Extract every line below that contains the word "threadIdx".

_SUPPLIED DATA:_
★ ★ ★ ★ ★ ★ ★

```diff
@@ -124,9 +140,12 @@
   float* sh_vol = sh_tapF;
   constexpr int sim_slot = npair * 8;
   constexpr bool out_in_sim = sim_slot >= 48;
-  constexpr int region2 = 2 * NV * 64 * 8 > 64 * (NV - 1) * 25 ? 2 * NV * 64 * 8 : 64 * (NV - 1) * 25;
-  float* sh_out = out_in_sim ? sh_sim + 8 : sh_tapF + region2;
+  float* sh_out = out_in_sim ? sh_sim + 8 : sh_tapF;
   constexpr int out_stride = out_in_sim ? sim_slot : 40;
+#ifdef UFR_PHASE_TIMING
+  unsigned long long g_acc[8] = {};
+  unsigned long long g_prev = __builtin_readcyclecounter();
+#endif
 
   const int v = threadIdx.x >> 6, p = threadIdx.x & 63;
   const int vu = __builtin_amdgcn_readfirstlane(v);
@@ -194,6 +213,7 @@
   }
 
   __syncthreads();
+  UFR_G_PHASE(0)
 
   const int c8 = threadIdx.x & 7, grp = threadIdx.x >> 3;
   constexpr int n_grp = 64 * NV / 8;
@@ -227,6 +247,7 @@
                                         (fa[2] * ra) * (fb[2] * rb) + (fa[3] * ra) * (fb[3] * rb);
   }
   __syncthreads();
+  UFR_G_PHASE(1)
 
   float own[25];
   if (vol24_in) {
@@ -256,6 +277,7 @@
     }
   }
   __syncthreads();
+  UFR_G_PHASE(2)
 
   if (v == 0) {
     float sim[8];
@@ -266,7 +288,6 @@
       sim[gi] = s / (float)npair;
       if (sim8_in) sim[gi] = sim8_in[(size_t)pc * 8 + gi];
     }
-    float* ov = sh_out + p * out_stride;
     {
       float Wsum = own[24];
       for (int n = 1; n < NV; ++n) Wsum += sh_vol[(p * (NV - 1) + n - 1) * 25 + 24];
@@ -275,35 +296,55 @@
       for (int c = 0; c < 24; ++c) {
         float G = own[c];
         for (int n = 1; n < NV; ++n) G += sh_vol[(p * (NV - 1) + n - 1) * 25 + c];
-        ov[c] = G * rW;
-        if (vol24_in) ov[c] = vol24_in[(size_t)pc * 24 + c];
+        own[c] = G * rW;
+        if (vol24_in) own[c] = vol24_in[(size_t)pc * 24 + c];
       }
     }
-    {
-      float* mine = sh_sim + p * npair * 8;
-      st4(mine, f32x4{sim[0], sim[1], sim[2], sim[3]});
-      st4(mine + 4, f32x4{sim[4], sim[5], sim[6], sim[7]});
-      __builtin_amdgcn_fence(__ATOMIC_RELEASE, "wavefront");
-      __builtin_amdgcn_wave_barrier();
-      __builtin_amdgcn_fence(__ATOMIC_ACQUIRE, "wavefront");
-      presim_block(ps, sh_sim, sim_slot, sh_out, out_stride, p);
-    }
-    if (active && sim8_out) {
-#pragma unroll
-      for (int gi = 0; gi < 8; ++gi) sim8_out[(size_t)pidx * 8 + gi] = sim[gi];
-    }
-    if (active && vol24_out) {
-      for (int c = 0; c < 24; ++c) vol24_out[(size_t)pidx * 24 + c] = ov[c];
-    }
+    __builtin_amdgcn_fence(__ATOMIC_RELEASE, "wavefront");
+    __builtin_amdgcn_wave_barrier();
+    __builtin_amdgcn_fence(__ATOMIC_ACQUIRE, "wavefront");
+    float* mine = sh_sim + p * sim_slot;
+    st4(mine, f32x4{sim[0], sim[1], sim[2], sim[3]});
+    st4(mine + 4, f32x4{sim[4], sim[5], sim[6], sim[7]});
+    float* ov = sh_out + p * out_stride;
+#pragma unroll
+    for (int c = 0; c < 24; c += 4) st4(ov + c, f32x4{own[c], own[c + 1], own[c + 2], own[c + 3]});
+    UFR_G_PHASE(3)
+    __builtin_amdgcn_fence(__ATOMIC_RELEASE, "wavefront");
+    __builtin_amdgcn_wave_barrier();
+    __builtin_amdgcn_fence(__ATOMIC_ACQUIRE, "wavefront");
+    presim_block(ps, sh_sim, sim_slot, sh_out, out_stride, p);
   }
   __syncthreads();
-
-  if (active && (!x_point || v == 0)) {
-    const float* ov = sh_out + p * out_stride;
-    float* dst = x_point ? x_point + (size_t)pidx * kPointCols : xrow + 32;
-#pragma unroll
-    for (int c = 0; c < 40; c += 4) st4(dst + c, ld4(ov + c));
-  }
+  UFR_G_PHASE(4)
+
+  const int npts = P - blk * 64 < 64 ? P - blk * 64 : 64;
+  if (x_point) {
+    float* dst = x_point + (size_t)blk * 64 * kPointCols;
+    for (int i = threadIdx.x; i < npts * 10; i += 64 * NV) {
+      const int ip = i / 10, c = i - ip * 10;
+      st4(dst + 4 * i, ld4(sh_out + ip * out_stride + 4 * c));
+    }
+  } else {
+    for (int i = threadIdx.x; i < npts * NV * 10; i += 64 * NV) {
+      const int row = i / 10, c = i - row * 10;
+      st4(x_tokens + ((size_t)blk * 64 * NV + row) * UFR_TOKEN_DIM + 32 + 4 * c, ld4(sh_out + (row / NV) * out_stride + 4 * c));
+    }
+  }
+  if (vol24_out)
+    for (int i = threadIdx.x; i < npts * 24; i += 64 * NV) {
+      const int ip = i / 24;
+      vol24_out[(size_t)blk * 64 * 24 + i] = sh_out[ip * out_stride + (i - ip * 24)];
+    }
+  if (sim8_out)
+    for (int i = threadIdx.x; i < npts * 8; i += 64 * NV) sim8_out[(size_t)blk * 64 * 8 + i] = sh_sim[(i >> 3) * sim_slot + (i & 7)];
+  UFR_G_PHASE(5)
+#ifdef UFR_PHASE_TIMING
+  if (threadIdx.x == 0) {
+    for (int i = 0; i < 6; ++i) atomicAdd(&g_gather_phase[i], g_acc[i]);
+    atomicAdd(&g_gather_phase[6], 1ull);
+  }
+#endif
 }
 
 hipError_t launch_gather(const FrameDev& f, const PreSim& ps, const float* ray_o, int o_stride, const float* ray_d,
@@ -313,7 +354,7 @@
   const int P = RN * SN, NV = f.NV;
   const int npair = NV * (NV - 1) / 2;
   const size_t taps = 2 * (size_t)NV * 64 * 8, volp = (size_t)64 * (NV - 1) * 25, outv = npair * 8 >= 48 ? 0 : 64 * 40;
-  size_t lds = sizeof(float) * ((size_t)64 * npair * 8 + (taps > volp ? taps : volp) + outv);
+  size_t lds = sizeof(float) * ((size_t)64 * npair * 8 + std::max(std::max(taps, volp), outv));
   switch (NV) {
 #define UFR_GATHER_CASE(N)                                                                                                   \
     case N:                                                                                                                  \
@@ -328,3 +369,16 @@
 }
 
 }
+
+#ifdef UFR_PHASE_TIMING
+extern "C" int ufr_debug_gather_phases(unsigned long long* out, int n, int reset) {
+  unsigned long long h[32] = {};
+  if (hipMemcpyFromSymbol(h, HIP_SYMBOL(ufr::g_gather_phase), sizeof(h)) != hipSuccess) return -1;
+  for (int i = 0; i < n && i < 32; ++i) out[i] = h[i];
+  if (reset) {
+    unsigned long long z[32] = {};
+    if (hipMemcpyToSymbol(HIP_SYMBOL(ufr::g_gather_phase), z, sizeof(z)) != hipSuccess) return -1;
+  }
+  return 0;
+}
+#endif
```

★ ★ ★ ★ ★ ★ ★

_ANSWER AREA:_
   const int v = threadIdx.x >> 6, p = threadIdx.x & 63;
   const int c8 = threadIdx.x & 7, grp = threadIdx.x >> 3;
+    for (int i = threadIdx.x; i < npts * 10; i += 64 * NV) {
+    for (int i = threadIdx.x; i < npts * NV * 10; i += 64 * NV) {
+    for (int i = threadIdx.x; i < npts * 24; i += 64 * NV) {
+    for (int i = threadIdx.x; i < npts * 8; i += 64 * NV) sim8_out[(size_t)blk * 64 * 8 + i] = sh_sim[(i >> 3) * sim_slot + (i & 7)];
+  if (threadIdx.x == 0) {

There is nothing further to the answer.